It now drew near the hour of two, the time appointed for the interview of the governor with Sir Philip; the dinner was over, the table removed, and all orderly and quiet in the parlour, when Jennet, in her retreat, heard Miss Leslie and Mr. Everell Fletcher enter, and, though the weather was warm, close the door after them. A slight hint is sufficient for the wary and wise; and Jennet, on hearing the door shut, forbore to make any noise which should apprize the parties of her proximity.

The young people, as if fearful of being overheard without, withdrew to the farthest extremity from the entry door, and came into the corner adjoining the pantry. They spoke, though in low tones, yet in the most earnest and animated manner; and Jennet, tempted beyond what she was able to bear, drew nigh to the door with a cat’s tread, and applied her ear to the aperture, where the sounds were only slightly obstructed by the silk curtain.

While speakers and listener stood in this interesting relation to each other, Sir Philip Gardiner was approaching the mansion, his bad mind filled with projects, hopes, and fears. He had, after much painful study, framed the following story, which he hoped {179} to impose on the credulity of the governor, and, through him, of the public. His sole care was to avoid present investigation and detection; in navigating a winding channel, he regarded only the difficulties directly before him.

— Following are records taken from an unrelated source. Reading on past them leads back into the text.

     MoveSummary s;
-    uint64_t m, nzm = 0;
+    uint64_t m;
     if (G2048_DIAG && (a.diag & 4)) {
         s = MoveSummary{0, 0, 0, 0, 0, 0};
         m = b ^ ((uint64_t)x.act << 60);
-        nzm = nz_bits(m);
-    } else if constexpr (RK == 1) {
-        m = board_move_lean(b, x.act, lut, code, s, nzm);
     } else {
         m = board_move_coded<LIST>(b, x.act, lut, code, s);
     }
     const bool changed = m != b;
-    if constexpr (RK == 1) {
-        if constexpr (RNG == G2048_RNG_PCG64) {
-            if (!(G2048_DIAG && (a.diag & 4))) {
-                Pcg64 g2 = x.g;
-                uint64_t nzbit;
-                const uint64_t m2 = spawn_pcg_lean(m, ~nzm & kNibLsb, g2, nzbit);
-                m = changed ? m2 : m;
-                nzm = changed ? nzm | nzbit : nzm;
-                x.g.s_hi = changed ? g2.s_hi : x.g.s_hi;
-                x.g.s_lo = changed ? g2.s_lo : x.g.s_lo;
-                x.g.uinteger = changed ? g2.uinteger : x.g.uinteger;
-                x.g.has_uint32 = changed ? g2.has_uint32 : x.g.has_uint32;
-            }
-        } else if (changed && !(G2048_DIAG && (a.diag & 4))) {
-            uint64_t nzbit;
-            m = spawn_philox_z(m, ~nzm & kNibLsb, philox_ctr(a.key, x.seed, sc, 0u), nzbit);
-            nzm |= nzbit;
-        }
-    } else {
-        if (changed && !(G2048_DIAG && (a.diag & 4))) {
-            if constexpr (RNG == G2048_RNG_PCG64) m = spawn_pcg(m, x.g);
-            else m = spawn_philox(m, philox_ctr(a.key, x.seed, sc, 0u));
-        }
-        nzm = nz_bits(m);
-    }
+    if (changed && !(G2048_DIAG && (a.diag & 4))) {
+        if constexpr (RNG == G2048_RNG_PCG64) m = spawn_pcg(m, x.g);
+        else m = spawn_philox(m, philox_ctr(a.key, x.seed, sc, 0u));
+    }
+    const uint64_t nzm = nz_bits(m);
     const BoardBits bits = board_bits_nz(m, nzm);
     const bool done = bits_done(bits);
     const bool invalid = !changed && !done;
-    const double r = env_reward_nz<RK == 1>(a.rc, s, nzm, done, invalid, mt);
+    const double r = env_reward_nz<false>(a.rc, s, nzm, done, invalid, mt);
     const bool trunc = a.max_steps >= 0 && (int64_t)sc >= a.max_steps && !done;
     const uint32_t fl = (changed ? G2048_F_CHANGED : 0u) | (done ? G2048_F_TERMINATED : 0u) |
                         (trunc ? G2048_F_TRUNCATED : 0u) | (invalid ? G2048_F_INVALID : 0u) |
@@ -359,18 +444,18 @@
     return m;
 }
 
-template <int OBS, int RNG, int XO, int RK>
-__device__ __forceinline__ void sweep(const StepArgs& a, uint32_t w0, int lane, LaneIn& x, const LineFn& lut,
-                                      const CodeFn& code, uint64_t& pending, uint64_t& pseed, uint32_t k) {
+template <int OBS, int RNG, int XO, class Step>
+__device__ __forceinline__ void sweep_with(const StepArgs& a, uint32_t w0, int lane, uint64_t xseed, const Step& step,
+                                           uint64_t& pending, uint64_t& pseed, uint32_t k) {
     const uint32_t i = w0 + lane;
     bool wobs = false, reset = false;
     uint32_t mbits = 0;
     uint64_t b = 0;
-    if (i < a.n) b = step_lane<RNG, XO, RK>(a, i, x, lut, code, wobs, reset, mbits);
+    if (i < a.n) b = step(i, wobs, reset, mbits);
     if (reset) {
         if (!pending) {
             if constexpr (RNG == G2048_RNG_PCG64) pseed = ld(a.L.seed, i);
-            else pseed = x.seed;
+            else pseed = xseed;
         }
         pending |= 1ull << k;
     }
@@ -387,18 +472,134 @@
     }
 }
 
+template <int OBS, int RNG, int XO, int RK>
+__device__ __forceinline__ void sweep(const StepArgs& a, uint32_t w0, int lane, LaneIn& x, const LineFn& lut,
+                                      const CodeFn& code, uint64_t& pending, uint64_t& pseed, uint32_t k) {
+    uint64_t xseed = 0;
+    if constexpr (RNG != G2048_RNG_PCG64) xseed = x.seed;
+    sweep_with<OBS, RNG, XO>(
+        a, w0, lane, xseed,
+        [&](uint32_t i, bool& wobs, bool& reset, uint32_t& mbits) {
+            return step_lane<RNG, XO, RK>(a, i, x, lut, code, wobs, reset, mbits);
+        },
+        pending, pseed, k);
+}
+
+template <int OBS, int RNG, int XO>
+__device__ __forceinline__ void sweep_suffix(const StepArgs& a, uint32_t w0, int lane, const LanePre& p,
+                                             const LineFn& lut, const CodeFn& code, uint64_t& pending,
+                                             uint64_t& pseed, uint32_t k) {
+    uint64_t xseed = 0;
+    if constexpr (RNG != G2048_RNG_PCG64) xseed = p.seed;
+    sweep_with<OBS, RNG, XO>(
+        a, w0, lane, xseed,
+        [&](uint32_t i, bool& wobs, bool& reset, uint32_t& mbits) {
+            return lean_suffix<RNG, XO>(a, i, p, lut, code, wobs, reset, mbits);
+        },
+        pending, pseed, k);
+}
+
+template <int OBS, int RNG, int XO, int RK, class LaneAt>
+__device__ __forceinline__ void sweep_loop(const StepArgs& a, const LaneAt& lane_at, int lane, uint32_t wstride,
+                                           LaneIn& X, LaneIn& Y, LaneIn& Z, uint32_t w0, uint32_t w1, uint32_t k,
+                                           const LineFn& lut, const CodeFn& code, uint64_t& pending, uint64_t& pseed) {
+    const uint32_t wend = a.n;
+    while (w0 < wend) {
+        const uint32_t w2 = w1 + wstride;
+        load_lane<RNG>(a, lane_at(w2), Z);
+        sweep<OBS, RNG, XO, RK>(a, w0, lane, X, lut, code, pending, pseed, k);
+        if (w1 >= wend) break;
+        const uint32_t w3 = w2 + wstride;
+        load_lane<RNG>(a, lane_at(w3), X);
+        sweep<OBS, RNG, XO, RK>(a, w1, lane, Y, lut, code, pending, pseed, k + 1);
+        if (w2 >= wend) break;
+        const uint32_t w4 = w3 + wstride;
+        load_lane<RNG>(a, lane_at(w4), Y);
+        sweep<OBS, RNG, XO, RK>(a, w2, lane, Z, lut, code, pending, pseed, k + 2);
+        w0 = w3;
+        w1 = w4;
+        k += 3;
+    }
+}
+
 constexpr int kStepLdsBytes = kTabBytes;
 constexpr int kStepLdsVec = kStepLdsBytes / 16;
 constexpr int kResetCap = (kStepLdsBytes - 16) / 12;
 static_assert(16 + kResetCap * 4 + kResetCap * 8 <= kStepLdsBytes, "reset list fits the LDS area");
 static_assert(kTabVec % kBlock == 0, "table fill: whole chunks per thread");
 
+constexpr uint32_t kFillChunks = kTabVec / kBlock;
+static_assert(kFillChunks == 10, "G2048_FILL_EACH lists the chunks");
+#define G2048_FILL_EACH(X) X(0) X(1) X(2) X(3) X(4) X(5) X(6) X(7) X(8) X(9)
+
+__device__ __forceinline__ uint32_t fill_chunk(uint32_t j) {
+    uint32_t c = j + blockIdx.x % kFillChunks;
+    c -= c >= kFillChunks ? kFillChunks : 0u;
+    return c;
+}
+
+template <int RK>
+__device__ __forceinline__ uint4 fill_load(const uint4* src, uint32_t j) {
+    const uint32_t c = fill_chunk(j);
+    const uint4* base = src + (c * kBlock + (RK == 1 && c >= 8u ? (uint32_t)((kMxOff - 2 * kLines) / 16) : 0u));
+    return ld(base, threadIdx.x);
+}
+#define G2048_FILL_ISSUE(J) const uint4 fill##J = fill ? fill_load<RK>(src, J) : uint4{};
+#define G2048_FILL_WRITE(J) if (fill) tab_lds[fill_chunk(J) * kBlock + threadIdx.x] = fill##J;
+
+__device__ __forceinline__ void pin(uint32_t& v) {
+#if defined(__HIP_DEVICE_COMPILE__)
+    asm volatile("" : "+v"(v));
+#else
+    (void)v;
+#endif
+}
+__device__ __forceinline__ void pin(uint64_t& v) {
+    uint32_t lo = (uint32_t)v, hi = (uint32_t)(v >> 32);
+    pin(lo);
+    pin(hi);
+    v = ((uint64_t)hi << 32) | lo;
+}
+
+__device__ __forceinline__ void order_point() { asm volatile("" ::: "memory"); }
+
+template <int RNG>
+__device__ __forceinline__ void pin_in(LaneIn& x) {
+    pin(x.b);
+    pin(x.st);
+    pin(x.act);
+    if constexpr (RNG == G2048_RNG_PCG64) {
+        pin(x.g.s_lo);
+        pin(x.g.s_hi);
+        pin(x.g.i_lo);
+        pin(x.g.i_hi);
+    } else {
+        pin(x.seed);
+    }
+}
+
+template <int RNG>
+__device__ __forceinline__ void pin_pre(LanePre& p) {
+    pin(p.mv.f);
+    pin(p.mv.tiles);
+    if constexpr (RNG == G2048_RNG_PCG64) {
+        pin(p.ah.a_lo);
+        pin(p.ah.a_hi);
+        pin(p.ah.b_lo);
+        pin(p.ah.b_hi);
+        pin(p.ah.oA);
+    } else {
+        pin(p.rx);
+        pin(p.ry);
+    }
+}
+
 template <int OBS, int RNG, bool LDS, int XO, int U, int RK>
 __global__ void __launch_bounds__(kBlock) step_kernel(StepArgs a) {
     static_assert(U == 1, "one board per lane per sweep");
     __shared__ uint4 tab_lds[LDS ? kStepLdsVec : 1];
     const int lane = threadIdx.x & 63;
-    const uint32_t w_first = (blockIdx.x * kBlock + threadIdx.x) & ~63u;
+    const uint32_t w_first = __builtin_amdgcn_readfirstlane((blockIdx.x * kBlock + threadIdx.x) & ~63u);
     const uint32_t wstride = gridDim.x * kBlock;
     const uint32_t wend = a.n;
     const uint32_t last = a.n - 1u;
@@ -409,19 +610,24 @@
     load_lane<RNG>(a, lane_at(w0), A);
     load_lane<RNG>(a, lane_at(w1), B);
     const uint8_t* tab = a.tab;
+    constexpr bool HEAD = LDS && RK == 1;
+    LanePre P0, P1;
     if constexpr (LDS) {
         const uint4* src = reinterpret_cast<const uint4*>(a.tab);
-        if (!(G2048_DIAG && (a.diag & 1))) {
-            constexpr uint32_t kChunks = kTabVec / kBlock;
-            const uint32_t rot = blockIdx.x % kChunks;
-#pragma unroll
-            for (uint32_t j = 0; j < kChunks; j++) {
-                uint32_t c = j + rot;
-                c -= c >= kChunks ? kChunks : 0u;
-                const uint32_t k = c * kBlock + threadIdx.x;
-                tab_lds[k] = src[k + (RK == 1 && c >= 8u ? (uint32_t)((kMxOff - 2 * kLines) / 16) : 0u)];
-            }
-        }
+        const bool fill = !(G2048_DIAG && (a.diag & 1));
+        G2048_FILL_EACH(G2048_FILL_ISSUE)
+        if constexpr (HEAD) {
+            order_point();
+            pin_in<RNG>(A);
+            pin_in<RNG>(B);
+            P0 = lean_prefix<RNG>(a, A);
+            P1 = lean_prefix<RNG>(a, B);
+            pin_pre<RNG>(P0);
+            pin_pre<RNG>(P1);
+            order_point();
+            G2048_TS(5);
+        }
+        G2048_FILL_EACH(G2048_FILL_WRITE)
         __syncthreads();
         tab = reinterpret_cast<const uint8_t*>(tab_lds);
     }
@@ -429,22 +635,20 @@
     const LineFn lut{reinterpret_cast<const uint16_t*>(tab)};
     const CodeFn code{tab + (LDS || RK == 0 ? 2 * kLines : kMxOff)};
     uint64_t pending = 0, pseed = 0;
-    uint32_t k = 0;
-    while (w0 < wend) {
-        const uint32_t w2 = w1 + wstride;
-        load_lane<RNG>(a, lane_at(w2), C);
-        sweep<OBS, RNG, XO, RK>(a, w0, lane, A, lut, code, pending, pseed, k);
-        if (w1 >= wend) break;
-        const uint32_t w3 = w2 + wstride;
-        load_lane<RNG>(a, lane_at(w3), A);
-        sweep<OBS, RNG, XO, RK>(a, w1, lane, B, lut, code, pending, pseed, k + 1);
-        if (w2 >= wend) break;
-        const uint32_t w4 = w3 + wstride;
-        load_lane<RNG>(a, lane_at(w4), B);
-        sweep<OBS, RNG, XO, RK>(a, w2, lane, C, lut, code, pending, pseed, k + 2);
-        w0 = w3;
-        w1 = w4;
-        k += 3;
+    if constexpr (HEAD) {
+        if (w0 < wend) {
+            const uint32_t w2 = w1 + wstride;
+            load_lane<RNG>(a, lane_at(w2), C);
+            sweep_suffix<OBS, RNG, XO>(a, w0, lane, P0, lut, code, pending, pseed, 0u);
+            if (w1 < wend) {
+                const uint32_t w3 = w2 + wstride;
+                load_lane<RNG>(a, lane_at(w3), A);
+                sweep_suffix<OBS, RNG, XO>(a, w1, lane, P1, lut, code, pending, pseed, 1u);
+                sweep_loop<OBS, RNG, XO, RK>(a, lane_at, lane, wstride, C, A, B, w2, w3, 2u, lut, code, pending, pseed);
+            }
+        }
+    } else {
+        sweep_loop<OBS, RNG, XO, RK>(a, lane_at, lane, wstride, A, B, C, w0, w1, 0u, lut, code, pending, pseed);
     }
     if (G2048_DIAG && (a.diag & 2)) pending = 0;
     if constexpr (LDS) {
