int launch_tfim_fused(const OpDesc& op, const double* r, const double* nP, int nCount, double* q_out, double* y,
                      double* beta_store, double* P, hipStream_t st, EventPair* ev, uint16_t* qs_out, double* brk,
                      int step) {
  TfimFusedArgs fa = {nP, nCount, q_out, qs_out, beta_store, brk, step};
  const double* nullc = nullptr;
  if (op.kind == OP_SELL) {
    const SellParams& p = op.sell;
    int64_t nb = (p.nslices + 3) / 4;
    if (nb > DSEA_MAX_TFIM_BLOCKS) nb = DSEA_MAX_TFIM_BLOCKS;
    if (p.mode != 0) return -1;
#define SELL_GO(U, C) KLAUNCH(ev, (k_spmv_sell<true, 0, U, C>), (unsigned)nb, 256, st, p, r, y, nullc, nullc, P, fa)
    if (p.pack2) {
      KLAUNCH(ev, (k_spmv_sell<true, 0, 8, true, false, false, true>), (unsigned)nb, 256, st, p, r, y, nullc, nullc, P, fa);
    } else if (p.col16) {
      if (p.code8) KLAUNCH(ev, (k_spmv_sell<true, 0, 8, true, false, true>), (unsigned)nb, 256, st, p, r, y, nullc, nullc, P, fa);
      else if (p.nt) KLAUNCH(ev, (k_spmv_sell<true, 0, 8, true, true>), (unsigned)nb, 256, st, p, r, y, nullc, nullc, P, fa);
      else SELL_GO(8, true);
    } else {
      switch (op.tune_sell_unroll) {
        case 1: KLAUNCH(ev, (k_spmv_sell_r5<true>), (unsigned)nb, 256, st, p, r, y, nullc, nullc, P, fa); break;
        case 2: SELL_GO(2, false); break;
        case 8: SELL_GO(8, false); break;
        default: SELL_GO(4, false);
      }
    }
#undef SELL_GO
    return (int)nb;
  }
  if (op.kind == OP_STENCIL3) {
    const Stencil3Params& p = op.st3;
    const int64_t nb = tile_blocks(p.n);
    KLAUNCH(ev, (k_spmv_stencil3<true>), (unsigned)nb, 256, st, p, r, y, nullc, nullc, P, fa);
    return (int)nb;
  }
  if (op.kind != OP_TFIM) return -1;
  const TfimParams& p = op.tfim;
  if (p.L_local == 0) return -1;
  const int T = p.L_local < op.tune_tile_log2 ? p.L_local : op.tune_tile_log2;
  int64_t nb = ((int64_t)1 << p.L_local) >> T;
  if (nb > DSEA_MAX_TFIM_BLOCKS) nb = DSEA_MAX_TFIM_BLOCKS;
#define TFIM_FCASE(TT) \
  case TT: KLAUNCH(ev, (k_spmv_tfim<TT, true>), (unsigned)nb, 256, st, p, r, y, nullc, nullc, P, fa); break;
  switch (T) {
    TFIM_FCASE(1) TFIM_FCASE(2) TFIM_FCASE(3) TFIM_FCASE(4) TFIM_FCASE(5) TFIM_FCASE(6)
    TFIM_FCASE(7) TFIM_FCASE(8) TFIM_FCASE(9) TFIM_FCASE(10) TFIM_FCASE(11) TFIM_FCASE(12)
    default: return -1;
  }
#undef TFIM_FCASE
  return (int)nb;
}

int launch_sell_update_vals(const OpDesc& op, const int64_t* rowptr, const double* vals_csr, hipStream_t st) {
  const SellParams& p = op.sell;
  int64_t nb = (p.nslices + 3) / 4;
  if (nb > DSEA_MAX_TFIM_BLOCKS) nb = DSEA_MAX_TFIM_BLOCKS;
  const int cap = sell_seg_cap(p);
  hipLaunchKernelGGL(k_sell_update_vals, dim3((unsigned)nb), dim3(256), (size_t)cap * 4 * sizeof(double), st, p, rowptr, vals_csr,
                     const_cast<double*>(p.vals), cap);
  return 0;
}

int launch_sddmm(const OpDesc& op, const int64_t* rowptr, const double* v1, const double* v2, double alpha, int accumulate,
                 bool sym, double* out, hipStream_t st) {
  if (op.kind == OP_SELL) {
    const SellParams& p = op.sell;
    int64_t nb = (p.nslices + 3) / 4;
    if (nb > DSEA_MAX_TFIM_BLOCKS) nb = DSEA_MAX_TFIM_BLOCKS;
    const int cap = sell_seg_cap(p);
#define SDDMM_CASE(M, S)                                                                                                  \
  hipLaunchKernelGGL((k_sell_sddmm<M, S>), dim3((unsigned)nb), dim3(256), (size_t)cap * 4 * sizeof(double), st, p, rowptr, v1, v2, \
                     alpha, accumulate, out, cap)
    if (p.mode == 0) {
      if (sym) SDDMM_CASE(0, true); else SDDMM_CASE(0, false);
    } else if (sym) {
      return -1;
    } else if (p.mode == 1) {
      SDDMM_CASE(1, false);
    } else {
      SDDMM_CASE(2, false);
    }
#undef SDDMM_CASE
    return 0;
  }
  if (op.kind == OP_CSR) {
    const CsrParams& p = op.csr;
    int64_t nb = (p.n + 31) / 32;
    if (nb > DSEA_MAX_EW_BLOCKS) nb = DSEA_MAX_EW_BLOCKS;
    if (nb < 1) nb = 1;
    if (sym) hipLaunchKernelGGL(k_csr_sddmm<true>, dim3((unsigned)nb), dim3(256), 0, st, p, v1, v2, alpha, accumulate, out);
    else hipLaunchKernelGGL(k_csr_sddmm<false>, dim3((unsigned)nb), dim3(256), 0, st, p, v1, v2, alpha, accumulate, out);
    return 0;
  }
  return -1;
}

int launch_cg_update_fused(double* x, double* r, const double* d, const double* Ad, const double* state,
                           int parity, const double* dP, int dCount, int64_t n, double* P, hipStream_t st) {
  const int nb = tile_blocks(n);
  hipLaunchKernelGGL(k_cg_update_fused, dim3(nb), dim3(256), 0, st, x, r, d, Ad, state, parity, dP, dCount, n, P);
  return nb;
}

void launch_cg_direction_fused(const double* r, double* d, double* state, int parity, const double* rP,
                               int rCount, double eps, int64_t n, hipStream_t st) {
  hipLaunchKernelGGL(k_cg_direction_fused, dim3(tile_blocks(n)), dim3(256), 0, st, r, d, state, parity, rP, rCount,
                     eps, n);
}

void launch_axpy_multi_dot(double a_host, const double* a_dev, const double* const* xs, int count,
                           const double* shift, const double* skip, const double* x, double* y, int64_t n,
                           double* P, double* dot_out, hipStream_t st, const double* pendP, int pendN, double* pendOut) {
  MultiSrc ms;
  ms.count = count;
  for (int b = 0; b < 6; ++b) ms.p[b] = b < count ? xs[b] : nullptr;
  const int nb = ew_blocks(n);
  hipLaunchKernelGGL(k_axpy_multi_dot, dim3(nb), dim3(256), 0, st, a_host, a_dev, ms, shift, skip, x, y, n, P);
  if (pendP)
    hipLaunchKernelGGL(k_finalize_pair, dim3(2), dim3(256), 0, st, pendP, pendN, pendOut, (const double*)P, nb, dot_out, skip);
  else
    hipLaunchKernelGGL(k_cg_finalize_slot, dim3(1), dim3(256), 0, st, (const double*)P, nb, dot_out, skip);
}

void launch_form_r(const double* u, const double* q1, const double* q2, const double* alpha, const double* beta,
                   double* r, double* r_copy, int64_t n, hipStream_t st) {
  hipLaunchKernelGGL(k_form_r, dim3(ew_blocks(n)), dim3(256), 0, st, u, q1, q2, alpha, beta, r, r_copy, n);
}

void launch_hypercube_flipsum(const double* xT, double* zT, int P, int p, int64_t chunk, hipStream_t st) {
  int64_t nb = ((int64_t)P * chunk + 255) / 256;
  if (nb > DSEA_MAX_EW_BLOCKS) nb = DSEA_MAX_EW_BLOCKS;
  if (nb < 1) nb = 1;
  hipLaunchKernelGGL(k_hypercube_flipsum, dim3((unsigned)nb), dim3(256), 0, st, xT, zT, P, p, chunk);
}

void launch_plz_finish(const double* r, const double* y, const double* pair, double* q, uint16_t* qs, double* u,
                       double* alpha_out, double* beta_out, int64_t n, hipStream_t st) {
  hipLaunchKernelGGL(k_plz_finish, dim3(ew_blocks(n)), dim3(256), 0, st, r, y, pair, q, qs, u, alpha_out,
                     beta_out, n);
}
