# j04n-f/Encrypt-zkVM

Hardware: AMD Instinct MI355X
Metric: STARK prove: trace-steps/sec at 2^20 steps; achieved HBM GB/s vs 8 TB/s peak (higher is better)
Workload: dtype f128

## Files before the change

### encrypt-zkvm_amd/csrc/kernels.hip

```cpp
#include <hip/hip_runtime.h>
#include <bitset>
#include <mutex>
#include <stdlib.h>
#include <string.h>

#include "blake3.hpp"
#include "fri_small.hpp"
#include "rescue_consts.hpp"
#include "zk_internal.hpp"

namespace zk {

#define ZK_LAUNCH_CHECK() (void)hipGetLastError()

static inline unsigned cdiv(size_t a, size_t b) { return (unsigned)((a + b - 1) / b); }

__device__ __forceinline__ fe ld_fe(const fe *p) { return *p; }
__device__ __forceinline__ void st_fe(fe *p, fe v) { *p = v; }

template <class T>
__device__ __forceinline__ T pow_split(const T *lo, const T *hi, size_t t) {
    return ChalOf<T>::mul(lo[t & 2047], hi[t >> 11]);
}

// ... 1896 lines not shown
    comp_cross_mapped(st, m, T8n, inv3, scale, w8inv, inv3n, ncols, polys, nonzero_flag);
}

void comp_cross_mapped(hipStream_t st, const CrossMap &m, const NttTables &T8n, const PowTable &inv3, fe scale,
                       fe w8inv, fe inv3n, int ncols, fe *polys, unsigned *nonzero_flag) {
    unsigned blocks = cdiv(m.kcount, 256);
    if (blocks > 65536) blocks = 65536;
    ZK_PROF(st, "comp_cross", (128.0 + 16.0 * ncols) * m.kcount, hipLaunchKernelGGL(k_comp_cross, dim3(blocks), dim3(256), 0, st, m, T8n.inv_lo,
                                                 T8n.inv_hi, inv3.lo, inv3.hi, scale, w8inv, inv3n, ncols, polys,
                                                 nonzero_flag));
}

constexpr int OOD_GROUP = 7;

template <int KX>
__global__ void k_ood_tables(typename Chal<KX>::T z, typename Chal<KX>::T zg, uint64_t chunk, int nw,
                             typename Chal<KX>::T *tab) {
    typedef typename Chal<KX>::T T;
    const int t = blockIdx.x * blockDim.x + threadIdx.x;
    if (t >= 128 + 2 * nw) return;
    T x;
    uint64_t e;
    if (t < 128) {
        x = t < 64 ? z : zg;
        e = t & 63;
    } else {
        const int u = t - 128;
        x = u < nw ? z : zg;
        e = chunk * (uint64_t)(u < nw ? u : u - nw);
    }
    tab[t] = Chal<KX>::exp(x, e);
}

template <int KX, int E>
__global__ void __launch_bounds__(256) k_ood_eval(const fe *tpolys, int W, const fe *cpolys, int C, size_t n,
                                                  const typename Chal<KX>::T *tab, int nw, int w0, int w1,
                                                  fe *partials) {
    typedef Chal<KX> X;
    typedef typename X::T T;
    const int gw = w0 + (int)((blockIdx.x * blockDim.x + threadIdx.x) >> 6);
    const int lane = threadIdx.x & 63;
    const size_t plane = (size_t)(2 * W + C) * nw;
    const int tgroups = (W + OOD_GROUP - 1) / OOD_GROUP;
    const int g = blockIdx.y;
    const bool comp = g >= tgroups;
    const int p0 = comp ? 0 : g * OOD_GROUP;
    const int p1 = comp ? C : min(W, p0 + OOD_GROUP);
    const size_t base = (size_t)gw * 64 * E + lane;
    __shared__ T Y[2][E];
    if (threadIdx.x < 2 * E) {
        const int which = threadIdx.x / E, e = threadIdx.x % E;
        const T y = which ? X::mul(tab[127], tab[65]) : X::mul(tab[63], tab[1]);
        Y[which][e] = X::exp(y, (uint64_t)e);
    }
    __syncthreads();
    if (gw >= w1) return;
    const T wz = X::mul(tab[lane], tab[128 + gw]);
    const T wzg = comp ? X::zero() : X::mul(tab[64 + lane], tab[128 + nw + gw]);
    for (int p = p0; p < p1; p++) {
        const fe *c = (comp ? cpolys : tpolys) + (size_t)p * n;
        fe v[E];
#pragma unroll
        for (int e = 0; e < E; e++) {
            const size_t k = base + 64 * (size_t)e;
            v[e] = k < n ? c[k] : fe_zero();
        }
        const T hz = wave_sum(X::mul(dot_base<E>(v, Y[0]), wz));
        if (lane == 0) X::st(partials + (size_t)(comp ? 2 * W + p : p) * nw + gw, plane, hz);
        if (!comp) {
            const T hg = wave_sum(X::mul(dot_base<E>(v, Y[1]), wzg));
            if (lane == 0) X::st(partials + (size_t)(W + p) * nw + gw, plane, hg);
        }
    }
}
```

He meant that, in the first place, by way of a _coup de grace_, the governor should understand he had intentionally acquiesced in the discovery of Rosa’s disguise. He would then, as honest Varney did, confess there had been some love-passages between the girl and himself in the days of his folly. He would state that, subsequent to his conversion, he had placed her in a godly school in England, and that, to his utter confusion, he had discovered, after he had sailed from London, that she had, in the disguise she still wore, secreted herself on board the ship. He had, perhaps, felt too much indulgence for the girl’s youth and unconquerable affection for him; but he should hope that was not an unpardonable sin. He had been restrained from divulging her real character on shipboard, from his reluctance to expose her youth to insult or farther temptation. On his arrival, he was conscious it was a manifest duty to have delivered her over to the public authorities; but pity--pity still had ruled him. He scrupled--perhaps that was a temptation of the enemy, who knew well to assail the weakest points--he scrupled to give over to public shame one, of whose transgressions he had been the cause. Besides, she had been bred in France--a Papist; and he had hoped--trusting, perhaps, too much in his own strength--that he might {180} convert her from the error of her ways--snatch the brand from the burning; he had, indeed, felt a fatherly tenderness for her, and, weakly indulging that sentiment, he had still, when he found her obstinately persisting in her errors, devised a plan to shelter her from public punishment; and, in pursuance of it, he had taken advantage of the opportunity afforded him by his visit to Thomas Morton, to propose to Magawisca that, in case she should obtain her liberty from the clemency of her judges, she should undertake to convey Rosa to a convent in Montreal, of the order to which she had been, in her childhood, attached.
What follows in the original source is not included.